ABOUT THIS EXERCISE: Collect all lines from the listing that include the string "template".

DATA SECTION:
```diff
@@ -49,7 +108,7 @@
                               uint8_t* d_valid)
 {
     const Camera cam{cx, cy, 1.0 / fx, 1.0 / fy, factor};
-    hipLaunchKernelGGL(k_backproject, dim3((stride + 255) / 256, n_frames), dim3(256), 0, s, d_depth, (long long)width * height, width,
+    hipLaunchKernelGGL(k_backproject, backproject_grid(stride, n_frames), dim3(256), 0, s, d_depth, (long long)width * height, width,
                        height, cam, d_xy, (long long)stride * 2, d_n, 0, stride, d_xyz, d_valid);
 }
 
@@ -220,7 +279,7 @@
     const size_t K = (size_t)c->p.max_keypoints;
     const Camera cam{cx, cy, 1.0 / fx, 1.0 / fy, factor};
     StageScope t(c, "backproject");
-    dim3 grid((c->p.max_keypoints + 255) / 256, c->n_last);
+    const dim3 grid = backproject_grid(c->p.max_keypoints, c->n_last);
     hipLaunchKernelGGL(k_backproject, grid, dim3(256), 0, c->stream, d_depth, (long long)c->p.width * c->p.height,
                        c->p.width, c->p.height, cam, cur_out(c).xy + K * 2, (long long)K * 2, cur_out(c).count + 1, 0,
                        c->p.max_keypoints, c->d_xyz, c->d_valid);
@@ -301,7 +360,7 @@
     if(e == hipSuccess)
     {
         const Camera cam{cx, cy, 1.0 / fx, 1.0 / fy, factor};
-        hipLaunchKernelGGL(k_backproject, dim3((n + 255) / 256, 1), dim3(256), 0, s, d_depth, 0ll, width, height, cam, d_xy,
+        hipLaunchKernelGGL(k_backproject, backproject_grid(n, 1), dim3(256), 0, s, d_depth, 0ll, width, height, cam, d_xy,
                            0ll, nullptr, n, n, d_xyz, d_valid);
         e = hipGetLastError();
     }
```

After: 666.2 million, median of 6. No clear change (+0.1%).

## Extend direct quadtree kernel to handle overflow keypoints and skip list-based launches

Applied to the files above, without the earlier changes.

The direct-table quadtree kernel now accepts levels with more than 1024 candidates, up to 65535, on non-big levels. Keypoints past the LDS capacity are gathered to global memory, counted in the table, and then re-walked and voted in a strided loop. When every level is handled by the direct path, the host skips launching the list-based quadtree kernels entirely. This removes redundant kernel launches and the fallback to the heavier multi-pass kernel, at the cost of recomputing tree walks and reading global memory for overflow points.

```diff
diff --git a/modular-slam_amd/csrc/k_quadtree.hip b/modular-slam_amd/csrc/k_quadtree.hip
--- a/modular-slam_amd/csrc/k_quadtree.hip
+++ b/modular-slam_amd/csrc/k_quadtree.hip
@@ -1,6 +1,7 @@
 #include "common.hpp"
 #include <algorithm>
 #include <cstdlib>
+#include <type_traits>
 
 namespace mslam
 {
@@ -15,6 +16,7 @@
 constexpr int kBigMinPixels = 400000;
 constexpr int kMaxInitNodes = 64;
 constexpr int kDirectKp = 1024, kDirectQT = 256, kDirectSlots = 1365, kDirectMaxDepth = 10;
+constexpr uint32_t kDirectMaxN = 65535;
 constexpr int kMaxPasses = 40;
 
 struct Scan
@@ -376,8 +378,12 @@
         return 1;
     return 2;
 }
+__device__ __forceinline__ bool quad_direct_takes(bool sweeps, uint32_t N, uint32_t cand_cap)
+{
+    return sweeps ? N <= kDirectMaxN || N > cand_cap : N <= (uint32_t)kDirectKp;
+}
 template <int KP, int NT, int CLS>
-__global__ __launch_bounds__(NT) __attribute__((amdgpu_waves_per_eu(CLS == 2 ? 4 : 8))) void k_quadtree(Geometry g, QuadArgs a, unsigned big_levels, unsigned direct_levels)
+__global__ __launch_bounds__(NT) __attribute__((amdgpu_waves_per_eu(CLS == 2 ? 4 : 8))) void k_quadtree(Geometry g, QuadArgs a, unsigned big_levels, unsigned direct_levels, unsigned sweep_levels)
 {
     __shared__ Scan scan, scan2;
     __shared__ uint32_t l_cand[KP];
@@ -407,7 +413,7 @@
         return;
     const uint32_t* ccnt = a.cell_cnt + frame * g.n_cells + lv.cell_base;
     const uint32_t N = quad_cell_offsets<NT>(ccnt, n_cells, cell_off, scan);
-    if(((direct_levels >> level) & 1u) && N <= (uint32_t)kDirectKp)
+    if(((direct_levels >> level) & 1u) && quad_direct_takes((sweep_levels >> level) & 1u, N, (uint32_t)a.cand_cap))
         return;
     if(quad_class(N, n_cells, classes) != CLS)
         return;
@@ -506,8 +512,74 @@
 
 __device__ __forceinline__ uint32_t direct_block_start(uint32_t n_init, int d) { return n_init * (((1u << (2 * d)) - 1u) / 3u); }
 
+__device__ __forceinline__ uint32_t direct_gather(const uint32_t* ckp, const uint32_t* cell_off, int n_cells, uint32_t k)
+{
+    int lo = 0, hi = n_cells - 1;
+    while(lo < hi)
+    {
+        const int mid = (lo + hi + 1) >> 1;
+        if(cell_off[mid] <= k)
+            lo = mid;
+        else
+            hi = mid - 1;
+    }
+    return ckp[(size_t)lo * kCellCap + (k - cell_off[lo])];
+}
+
+template <bool COUNT, int SLOTS>
+__device__ __forceinline__ uint32_t direct_walk(uint32_t p, const LevelGeom& lv, uint32_t n_init, int D, float sf,
+                                                float min_size_f, DirectTable<SLOTS>& t)
+{
+    const int x = kp_x(p), y = kp_y(p);
+    const unsigned ix = (unsigned)((double)(float)x / lv.delta_x);
+    const unsigned iy = (unsigned)((double)(float)y / lv.delta_y);
+    const unsigned idx = ix + iy * (unsigned)lv.nxg;
+    if(idx >= n_init)
+        return ~0u;
+    int bx = (int)(lv.delta_x * ix), by = (int)(lv.delta_y * iy);
+    int ex = (int)(lv.delta_x * (ix + 1)), ey = (int)(lv.delta_y * (iy + 1));
+    uint32_t q = idx;
+    int d = 0;
+    for(;;)
+    {
+        const uint32_t s = direct_block_start(n_init, d) + q;
+        if(COUNT)
+            atomicAdd(&t.cnt[s >> 1], 1u << (16 * (s & 1u)));
+        const unsigned area = (unsigned)((ex - bx) * (ey - by));
+        if(__fmul_rn(__fmul_rn((float)area, sf), sf) <= min_size_f || d == D)
+        {
+            if(COUNT)
+                t.flag[s] = 1;
+            break;
+        }
+        const int cx = bx + ((ex - bx + 1) >> 1), cy = by + ((ey - by + 1) >> 1);
+        const bool right = cx <= x, low = cy <= y;
+        bx = right ? cx : bx, ex = right ? ex : cx;
+        by = low ? cy : by, ey = low ? ey : cy;
+        q = (q << 2) | (right ? 1u : 0u) | (low ? 2u : 0u);
+        ++d;
+    }
+    return ((uint32_t)d << 24) | q;
+}
+
+template <int SLOTS>
+__device__ __forceinline__ void direct_vote(uint32_t path, uint32_t k, uint32_t p, uint32_t n_init, int top, DirectTable<SLOTS>& t)
+{
+    const int dk = (int)(path >> 24);
+    const uint32_t q = path & 0xFFFFFFu;
+    const int last = dk < top ? dk : top;
+    uint32_t leaf = 0;
+    for(int d = 0; d <= last; ++d)
+    {
+        leaf = direct_block_start(n_init, d) + (q >> (2 * (dk - d)));
+        if(t.flag[leaf] == 1)
+            break;
+    }
+    atomicMax(&t.best[leaf], ((uint32_t)kp_score(p) << 24) | (0xFFFFFFu - k));
+}
+
 template <int KP, int SLOTS, int NT>
-__global__ __launch_bounds__(NT) __attribute__((amdgpu_waves_per_eu(8))) void k_quadtree_direct(Geometry g, QuadArgs a, unsigned direct_levels)
+__global__ __launch_bounds__(NT) __attribute__((amdgpu_waves_per_eu(8))) void k_quadtree_direct(Geometry g, QuadArgs a, unsigned direct_levels, unsigned sweep_levels)
 {
     constexpr int PER = KP / NT;
     static_assert(KP % NT == 0 && KP == kDirectKp, "instance shape");
@@ -541,7 +613,7 @@
     uint32_t* cell_off = t.best;
     const uint32_t* ccnt = a.cell_cnt + frame * g.n_cells + lv.cell_base;
     const uint32_t N = quad_cell_offsets<NT>(ccnt, n_cells, cell_off, scan);
-    if(N > (uint32_t)KP)
+    if(!quad_direct_takes((sweep_levels >> level) & 1u, N, (uint32_t)a.cand_cap))
         return;
     if(N > (uint32_t)a.cand_cap)
     {
@@ -573,47 +645,19 @@
         path[i] = ~0u;
         if(k >= N)
             continue;
-        int lo = 0, hi = n_cells - 1;
-        while(lo < hi)
-        {
-            const int mid = (lo + hi + 1) >> 1;
-            if(cell_off[mid] <= k)
-                lo = mid;
-            else
-                hi = mid - 1;
-        }
-        const uint32_t p = ckp[(size_t)lo * kCellCap + (k - cell_off[lo])];
+        const uint32_t p = direct_gather(ckp, cell_off, n_cells, k);
         l_cand[k] = p;
         g_cand[k] = p;
-        const int x = kp_x(p), y = kp_y(p);
-        const unsigned ix = (unsigned)((double)(float)x / lv.delta_x);
-        const unsigned iy = (unsigned)((double)(float)y / lv.delta_y);
-        const unsigned idx = ix + iy * (unsigned)lv.nxg;
-        if(idx >= n_init)
-            continue;
-        int bx = (int)(lv.delta_x * ix), by = (int)(lv.delta_y * iy);
-        int ex = (int)(lv.delta_x * (ix + 1)), ey = (int)(lv.delta_y * (iy + 1));
-        uint32_t q = idx;
-        int d = 0;
-        for(;;)
-        {
-            const uint32_t s = direct_block_start(n_init, d) + q;
-            atomicAdd(&t.cnt[s >> 1], 1u << (16 * (s & 1u)));
-            const unsigned area = (unsigned)((ex - bx) * (ey - by));
-            if(__fmul_rn(__fmul_rn((float)area, sf), sf) <= min_size_f || d == D)
-            {
-                t.flag[s] = 1;
-                break;
-            }
-            const int cx = bx + ((ex - bx + 1) >> 1), cy = by + ((ey - by + 1) >> 1);
-            const bool right = cx <= x, low = cy <= y;
-            bx = right ? cx : bx, ex = right ? ex : cx;
-            by = low ? cy : by, ey = low ? ey : cy;
-            q = (q << 2) | (right ? 1u : 0u) | (low ? 2u : 0u);
-            ++d;
-        }
-        path[i] = ((uint32_t)d << 24) | q;
-    }
+        path[i] = direct_walk<true>(p, lv, n_init, D, sf, min_size_f, t);
+    }
+    const bool more = N > (uint32_t)KP;
+    if(more)
+        for(uint32_t k = (uint32_t)(KP + tid); k < N; k += NT)
+        {
+            const uint32_t p = direct_gather(ckp, cell_off, n_cells, k);
+            g_cand[k] = p;
+            direct_walk<true>(p, lv, n_init, D, sf, min_size_f, t);
+        }
     __syncthreads();
 
     for(int d = 0; d <= D; ++d)
@@ -657,18 +701,16 @@
         if(path[i] == ~0u)
             continue;
         const uint32_t k = (uint32_t)(tid + i * NT);
-        const int dk = (int)(path[i] >> 24);
-        const uint32_t q = path[i] & 0xFFFFFFu;
-        const int last = dk < top ? dk : top;
-        uint32_t leaf = 0;
-        for(int d = 0; d <= last; ++d)
-        {
-            leaf = direct_block_start(n_init, d) + (q >> (2 * (dk - d)));
-            if(t.flag[leaf] == 1)
-                break;
-        }
-        atomicMax(&t.best[leaf], ((uint32_t)kp_score(l_cand[k]) << 24) | (0xFFFFFFu - k));
-    }
+        direct_vote(path[i], k, l_cand[k], n_init, top, t);
+    }
+    if(more)
+        for(uint32_t k = (uint32_t)(KP + tid); k < N; k += NT)
+        {
+            const uint32_t p = ld_atomic(&g_cand[k]);
+            const uint32_t pk = direct_walk<false>(p, lv, n_init, D, sf, min_size_f, t);
+            if(pk != ~0u)
+                direct_vote(pk, k, p, n_init, top, t);
+        }
     __syncthreads();
 
     const uint32_t n_entries = direct_block_start(n_init, top + 1);
@@ -701,13 +743,21 @@
     }
     uint32_t n_leaves;
     uint32_t r = block_excl_scan<NT>(mine, scan, n_leaves);
-    for(uint32_t e = e0; e < e1 && mine != 0; ++e)
-    {
-        bool is_leaf;
-        const uint32_t s = entry_slot(e, is_leaf);
-        if(is_leaf)
-            sel[r++] = l_cand[0xFFFFFFu - (t.best[s] & 0xFFFFFFu)];
-    }
+    auto emit = [&](auto later) {
+        for(uint32_t e = e0; e < e1 && mine != 0; ++e)
+        {
+            bool is_leaf;
+            const uint32_t s = entry_slot(e, is_leaf);
+            if(!is_leaf)
+                continue;
+            const uint32_t k = 0xFFFFFFu - (t.best[s] & 0xFFFFFFu);
+            sel[r++] = decltype(later)::value && k >= (uint32_t)KP ? ld_atomic(&g_cand[k]) : l_cand[k];
+        }
+    };
+    if(more)
+        emit(std::true_type{});
+    else
+        emit(std::false_type{});
     if(tid == 0)
         a.sel_cnt[slot] = n_leaves;
 }
@@ -762,16 +812,20 @@
             big_levels |= 1u << l;
     static const unsigned classes_env = [] { const char* e = getenv("MSLAM_HIP_QUAD_CLASSES"); return e ? (unsigned)atoi(e) & 3u : 3u; }();
     const unsigned direct = quad_direct_levels(g);
+    const unsigned sweep = direct & ~big_levels;
     const bool all_direct = direct == (g.n_levels >= 32 ? ~0u : (1u << g.n_levels) - 1u);
+    const bool list_passes = !all_direct || sweep != direct || (uint32_t)a.cand_cap > kDirectMaxN;
     const unsigned classes = n_frames < 8 || all_direct ? 0u : classes_env;
     const unsigned bl = big_levels | (classes << 30);
     if(direct != 0)
-        hipLaunchKernelGGL((k_quadtree_direct<kDirectKp, kDirectSlots, kDirectQT>), grid, dim3(kDirectQT), 0, s, gg, a, direct);
-    hipLaunchKernelGGL((k_quadtree<kLdsKp, QT, 2>), grid, dim3(QT), 0, s, gg, a, bl, direct);
+        hipLaunchKernelGGL((k_quadtree_direct<kDirectKp, kDirectSlots, kDirectQT>), grid, dim3(kDirectQT), 0, s, gg, a, direct, sweep);
+    if(!list_passes)
+        return;
+    hipLaunchKernelGGL((k_quadtree<kLdsKp, QT, 2>), grid, dim3(QT), 0, s, gg, a, bl, direct, sweep);
     if(classes & 2u)
-        hipLaunchKernelGGL((k_quadtree<kMidKp, kMidQT, 1>), grid, dim3(kMidQT), 0, s, gg, a, bl, direct);
+        hipLaunchKernelGGL((k_quadtree<kMidKp, kMidQT, 1>), grid, dim3(kMidQT), 0, s, gg, a, bl, direct, sweep);
     if(classes & 1u)
-        hipLaunchKernelGGL((k_quadtree<kSmallKp, kSmallQT, 0>), grid, dim3(kSmallQT), 0, s, gg, a, bl, direct);
+        hipLaunchKernelGGL((k_quadtree<kSmallKp, kSmallQT, 0>), grid, dim3(kSmallQT), 0, s, gg, a, bl, direct, sweep);
     if(big_levels != 0)
     {
         constexpr size_t lds = (size_t)kBigNodes * (8 + 8 + 8 + 2 + 2 + 2 + 1) + (size_t)kBigKp * 2;
```

Measured after the change: 666.5 million before, 669.6 million after (median of 6 runs). No clear change (+0.5%).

EXERCISE ANSWER:
 template <int KP, int NT, int CLS>
+template <bool COUNT, int SLOTS>
+template <int SLOTS>
 template <int KP, int SLOTS, int NT>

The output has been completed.